L10 - Decisions, metacognition and modelling Flashcards
Do patients with MDD have slower RT?
- Yes
- Slower response selection
Why are mental processes slower and more variable in some people in others
- Biological perspective: bio system is different than a normal person, bio systems are complex and involves a cascade of processes, some psych elements can be reduced to cellular and atomic level
- Metacognitive perspective: Process of thinking about one’s own thinking e.g attention focus, motivation and confidence
- Bio perspective falls under cog neuroscience and Metacognitive perspective is amenable to behavioural psych
Why does mean RT increase with depression?
- H1: caused by distraction from task unrelated thoughts and rumination (focus passively and repetitively one symptoms of depression)
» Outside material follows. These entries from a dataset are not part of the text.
__global__ __launch_bounds__(kPrepThreads) void train_prepare_kernel(
    const int32_t* __restrict__ triples, int64_t T, int64_t first_row, int64_t B, int64_t s0,
    const int32_t* __restrict__ id_to_type, int64_t N, const int64_t* __restrict__ type_offsets,
    int32_t n_types, const int32_t* __restrict__ type_ids, uint64_t seed, uint64_t global_step0,
    int32_t padded_size, int32_t mode, int direct, int n_pass, int bits, int negs, int32_t* __restrict__ prep) {
  extern __shared__ __attribute__((aligned(16))) unsigned long long keys[];
  const PrepLayout L = prep_layout(B, negs);
  const int P = (int)L.P, R = P / kPrepThreads;
  unsigned* hist = reinterpret_cast<unsigned*>(keys + P);
  int* wtot = reinterpret_cast<int*>(hist + kPrepWaves * kMaxRadix);
  const int tid = threadIdx.x, lane = tid & (kWave - 1), wave = tid >> 6;
  const int sub = blockIdx.y;
  const int64_t s = s0 + blockIdx.x;
  const int32_t* pos = triples + 3 * step_row(first_row, T, B, s);
  int32_t* rec = prep + (int64_t)blockIdx.x * L.stride;
  int32_t* neg = rec;
  int32_t* slot_item = rec + L.off_slot;
  int32_t* subrec = rec + L.off_sub + sub * L.sub_stride;
  int32_t* items = subrec + L.off_items;
  int32_t* islots = subrec + L.off_islots;
  const int64_t i0 = (int64_t)sub * kSub;
  const int S = (int)((L.units - i0) < kSub ? (L.units - i0) : kSub);
  const uint64_t step = global_step0 + (uint64_t)s;
  const bool batch_heads = (mode == GE_CORRUPT_BATCH_COIN) ? batch_coin_heads(seed, step) : false;
  constexpr unsigned long long kInvalid = ~0ull;

  if (direct)
    for (int i = tid; i < 6 * S; i += kPrepThreads) slot_item[6 * i0 + i] = -1;

  {
    const StepSource src{pos, B, id_to_type, N, type_offsets, n_types, type_ids, seed, step, padded_size, mode, negs};
    for (int il = tid; il < (int)L.S; il += kPrepThreads) {
      unsigned long long k4[4] = {kInvalid, kInvalid, kInvalid, kInvalid};
      if (il < S) unit_keys(src, i0 + il, batch_heads, neg, k4);
      if (negs > 0) {
#pragma unroll
        for (int X = 0; X < 3; ++X) keys[3 * il + X] = k4[X];
      } else {
#pragma unroll
        for (int X = 0; X < 4; ++X) keys[4 * il + X] = k4[X];
      }
    }
  }
  __syncthreads();

  const int radix = 1 << bits;
  const unsigned dmask = (unsigned)radix - 1u;
  const int seg = kWave * R;
  for (int pass = 0; pass < n_pass; ++pass) {
    const int shift = 32 + pass * bits;
    for (int i = tid; i < radix * kPrepWaves; i += kPrepThreads) hist[i] = 0;
    __syncthreads();
    unsigned long long k[16];
    unsigned off[16];
#pragma unroll
    for (int r = 0; r < 16; ++r) {
      if (r < R) {
        k[r] = keys[wave * seg + r * kWave + lane];
        const unsigned dg = (unsigned)(k[r] >> shift) & dmask;
        unsigned long long peers = ~0ull;
        for (int b = 0; b < bits; ++b) {
          const bool bit = (dg >> b) & 1u;
          const unsigned long long bal = __ballot(bit);
          peers &= bit ? bal : ~bal;
        }
        const unsigned rank = (unsigned)__popcll(peers & ((1ull << lane) - 1ull));
        const unsigned cnt = (unsigned)__popcll(peers);
        unsigned* hp = hist + dg * kPrepWaves + wave;
        const unsigned base = *hp;
        __builtin_amdgcn_wave_barrier();
        if (rank == 0) *hp = base + cnt;
        __builtin_amdgcn_wave_barrier();
        off[r] = base + rank;
      }
    }
    __syncthreads();
    {
      const int q = radix * kPrepWaves / kPrepThreads;
      unsigned loc[4];
      int sum = 0;
      for (int u = 0; u < q; ++u) { loc[u] = hist[tid * q + u]; sum += (int)loc[u]; }
      const int incl = wave_incl_add(sum, lane);
      if (lane == kWave - 1) wtot[wave] = incl;
      __syncthreads();
      int run = incl - sum;
      for (int w = 0; w < wave; ++w) run += wtot[w];
      for (int u = 0; u < q; ++u) { hist[tid * q + u] = (unsigned)run; run += (int)loc[u]; }
    }
    __syncthreads();
#pragma unroll
    for (int r = 0; r < 16; ++r) {
      if (r < R) {
        const unsigned dg = (unsigned)(k[r] >> shift) & dmask;
        keys[hist[dg * kPrepWaves + wave] + off[r]] = k[r];
      }
    }
    __syncthreads();
  }

  auto key_at = [&](int i) -> unsigned long long { return (i >= 0 && i < P) ? keys[i] : kInvalid; };
  int rs_loc[16];
  {
    int carry = -1;
#pragma unroll
    for (int r = 0; r < 16; ++r) {
      if (r < R) {
        const int i = wave * seg + r * kWave + lane;
        const unsigned long long kk = keys[i], kp = key_at(i - 1);
        const bool head = kk != kInvalid && (i == 0 || (uint32_t)(kp >> 32) != (uint32_t)(kk >> 32));
        const int m = max(wave_incl_max(head ? i : -1, lane), carry);
        rs_loc[r] = m;
        carry = __shfl(m, kWave - 1, kWave);
      }
    }
    if (lane == 0) wtot[wave] = carry;
  }
  __syncthreads();
  int prev_max = -1;
  for (int w = 0; w < wave; ++w) prev_max = max(prev_max, wtot[w]);
  __syncthreads();
  unsigned start_mask = 0;
  int idx_loc[16];
  {
    int carry = 0;
#pragma unroll
    for (int r = 0; r < 16; ++r) {
      if (r < R) {
        const int i = wave * seg + r * kWave + lane;
        const unsigned long long kk = keys[i], kp = key_at(i - 1), kn = key_at(i + 1);
        const bool valid = kk != kInvalid;
        const uint32_t row = (uint32_t)(kk >> 32);
        const bool head = valid && (i == 0 || (uint32_t)(kp >> 32) != row);
        const bool sole = direct && head && !(kn != kInvalid && (uint32_t)(kn >> 32) == row);
        const int rs = max(rs_loc[r], prev_max);
        rs_loc[r] = rs;
        const bool start = valid && ((i - rs) % kItemCap) == 0 && !sole;
        if (start) start_mask |= 1u << r;
        if (sole) slot_item[(uint32_t)kk] = kSlotDirect;
        const int incl = wave_incl_add(start ? 1 : 0, lane) + carry;
        idx_loc[r] = incl - (start ? 1 : 0);
        carry = __shfl(incl, kWave - 1, kWave);
      }
    }
    if (lane == 0) wtot[wave] = carry;
  }
  __syncthreads();
  int prev_items = 0, total = 0;
  for (int w = 0; w < kPrepWaves; ++w) { if (w < wave) prev_items += wtot[w]; total += wtot[w]; }
  if (tid == 0) subrec[0] = total;
#pragma unroll
  for (int r = 0; r < 16; ++r) {
    if (r < R && ((start_mask >> r) & 1u)) {
      const int i = wave * seg + r * kWave + lane;
      const uint32_t row = (uint32_t)(keys[i] >> 32);
      const int idx = prev_items + idx_loc[r];
      int e = i + 1;
      while (e < P && (e - i) < kItemCap && keys[e] != kInvalid && (uint32_t)(keys[e] >> 32) == row) ++e;
      const bool more = (e < P && keys[e] != kInvalid && (uint32_t)(keys[e] >> 32) == row);
      const bool multi = (i != rs_loc[r]) || more;
      items[2 * idx] = (int32_t)row;
      items[2 * idx + 1] = (e - i) | (multi ? (1 << 30) : 0);
#pragma unroll
      for (int j = 0; j < kItemCap; ++j)
        islots[idx * kItemCap + j] = (i + j < e) ? (int32_t)(uint32_t)keys[i + j] : -1;
    }
  }
}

- Can use questionnaires or do a task and do interruption/attention checks
- EX: give ppts boring repetitive task, and then randomly, use a slide that asked what they are thinking (experience sampling)
- EX: Used Beck Depression Inventory 21-term questionnaire: ppts were split into high or low scorers on BDI, and then tried t induce either a negative or positive mood e.g listening to upbeat music whilst answering the questionnaire with slightly happier questions and vice versa for the negative mood = neg mood induction is effective on depressed people, but pos induction does not reduced rumination, neither induction made difference to non-depressed people
What are brain dynamics in healthy people?
- Diff brain networks activated at diff times, and some networks devoted for specific things
- Balance between Default Mode Network (bored/thinking about past/future) and Central Executive Network in the Salience Network
- Depressed brain = more Default mode network at expense of CE network
What are ways to maintain sustained attention?
- Go/nogo task, interrupt their experiment, ask if they focused on task: yes/no, if no: awareness of paying attention to the task
- People with depression do things without paying attention
What types of mind-wandering do people with ADHD do?
- Spontaneous
- Deliberate
- People with ADHD have higher spontaneous mind-wandering, less related to motivation
- Found Psych Undergrad students with ADHD engage in more spontaneous MW than other students
- All ppt use the ASRS: adult adhd self-report scale, control ppts with high ADHD tendencies engage more in spontaneous MW than ppts with low ADHD tendencies
ADHD and performance variability?
- Can relate to decreased performance in task and high variability in their scores
- Comparing patients with controls in a 0-back (click only when you see E) and 1-back (more cognitively loaded, if letter appears twice in a row). In both conditions, variability is higher in ADD condition
How does what is on your mind relate to your task performance (exp)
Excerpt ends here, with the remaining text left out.